Names
- Full name: Tyntynder Football Netball Club
- Nickname(s): Bulldogs
- Club song: 'The Boys From Tyntynder'

Club details
- Founded: 1919; 106 years ago
- Competition: Central Murray Football League
- President: Peter Hawkins
- Coach: Jack O'Rourke
- Ground(s): Alan Garden Reserve, Swan Hill
- Former ground(s): Swan Hill Recreation Reserve, Tyntynder South Recreation Ground

Uniforms
| Home |

= Tyntynder Football Club =

The Tyntynder Football Netball Club, nicknamed the Bulldogs, is an Australian rules football and netball club based in the Central Murray Football League. They won three premierships in a row from 1997–99, and also won the 2006 and 2007 Night Series (pre-season).
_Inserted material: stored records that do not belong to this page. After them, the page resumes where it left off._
@@ -535,6 +568,18 @@
     return rc;
 }
 
+int run_stem_chain(const Run& r, const Op& o) {
+    const ec_rn50* h = r.h;
+    const Conv &c3 = o.c, &c1 = o.next_c1;
+    int rc = ec_stem3_pool_conv1_bf16(r.buf(c3.src), h->w + c3.at.w, h->bias + c3.at.b, r.buf(c3.dst), h->w + c1.at.w, h->bias + c1.at.b,
+                                      r.buf(c1.dst), r.nb, c3.H, c3.W, c3.Cin, c3.Cout, c1.Cout, r.stream);
+    if (rc == EC_ERR_SHAPE) {
+        rc = run_conv(r, c3);
+        if (rc == EC_OK) rc = run_conv(r, c1);
+    }
+    return rc;
+}
+
 bool bneck_fused(int nb) { return nb >= ec_config().rn50_bneck; }
 
 int run_bneck(const Run& r, const Op& o) {
@@ -595,6 +640,7 @@
                 case OP_BTAIL: rc = run_btail(r, o); break;
                 case OP_CAT: rc = run_cat(r, o); break;
                 case OP_CONV_POOLOUT: rc = run_conv_poolout(r, o); break;
+                case OP_STEM_CHAIN: rc = run_stem_chain(r, o); break;
                 default: rc = run_conv(r, o.c);
             }
             if (rc != EC_OK) return rc;
diff --git a/embodied_clip_amd/csrc/stem3_chain.hip b/embodied_clip_amd/csrc/stem3_chain.hip
--- /dev/null
+++ b/embodied_clip_amd/csrc/stem3_chain.hip
@@ -0,0 +1,315 @@
+#include <stdlib.h>
+
+#include <type_traits>
+#include <utility>
+
+#include "common.h"
+
+namespace {
+
+typedef unsigned int u32x4 __attribute__((ext_vector_type(4)));
+
+struct ChainArgs {
+    const uint16_t *in, *w3, *w1;
+    const float *b3, *b1;
+    uint16_t *x, *c1;
+    int H, W, ntiles;
+    unsigned in_bytes;
+};
+
+constexpr int CIN = 32, COUT = 64, N2 = 64;
+constexpr int KSTEPS = 9 * CIN / 16, CB = CIN / 16, FN = COUT / 32, K3 = 9 * CIN;
+constexpr int K1STEPS = COUT / 16, FN1 = N2 / 32;
+constexpr int TR = 8, TC = 16, RT = TR / 2;
+constexpr int CPP = CIN / 8;
+constexpr int PITCH = CIN * 2 + 16;
+constexpr int RW = TC + 2, NR = TR + 2, RPB = RW * PITCH;
+constexpr int REGION = NR * RPB;
+constexpr int NCH = NR * RW * CPP;
+constexpr int IT = (NCH + 63) / 64;
+constexpr int W3_BYTES = KSTEPS * COUT * 32, W1_BYTES = K1STEPS * N2 * 32;
+constexpr int OP = COUT * 2 + 16;
+constexpr int FIXED = W3_BYTES + W1_BYTES + (COUT + N2) * 4;
+static_assert(REGION % 16 == 0, "image alignment");
+static_assert(2 * 32 * OP <= REGION, "both staging images fit the footprint region");
+static_assert(W3_BYTES + W1_BYTES < 65536, "ds_read immediates are 16 bits");
+static_assert(COUT == N2, "one staging pitch");
+
+__device__ __forceinline__ float dppq_xor1(float v) {
+    return __builtin_bit_cast(float, __builtin_amdgcn_update_dpp(0, __builtin_bit_cast(int, v), 0xB1, 0xF, 0xF, true));
+}
+__device__ __forceinline__ float dppq_xor2(float v) {
+    return __builtin_bit_cast(float, __builtin_amdgcn_update_dpp(0, __builtin_bit_cast(int, v), 0x4E, 0xF, 0xF, true));
+}
+__device__ __forceinline__ float relu1(float x) {
+    const int b = __builtin_bit_cast(int, x);
+    return __builtin_bit_cast(float, b > 0 ? b : 0);
+}
+__device__ __forceinline__ int wunit(int n, int hh) { return ((2 * n + hh) ^ ((n >> 3) & 1)) << 4; }
+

From 2004-06 the Under 15's won 3 premierships in a row. In 2002 and 2004 the Under 11's side won premierships. The under 11's side came third in 2005 and 2006 while the Under 13's were runner-up in 2005 and won the premiership in 2006. In 2018, the Under 14.5 team were runners-up, and in 2019 and 2022 they finished third, losing to Kerang and Lake Boga respectively.

== Early history ==
Tyntynder was formed in 1919. The club fielded a side in the Swan Hill Association in 1920 and 1921.
They reformed in 1929 and fielded a side in the reconstituted Swan Hill Association . With the inclusion of Kerang and Mystic Park the competition began the Northern Districts FL in 1933. Tyntynder won the premiership in 1935, 1936 and 1937. The club finished up because of the Second World War in 1940.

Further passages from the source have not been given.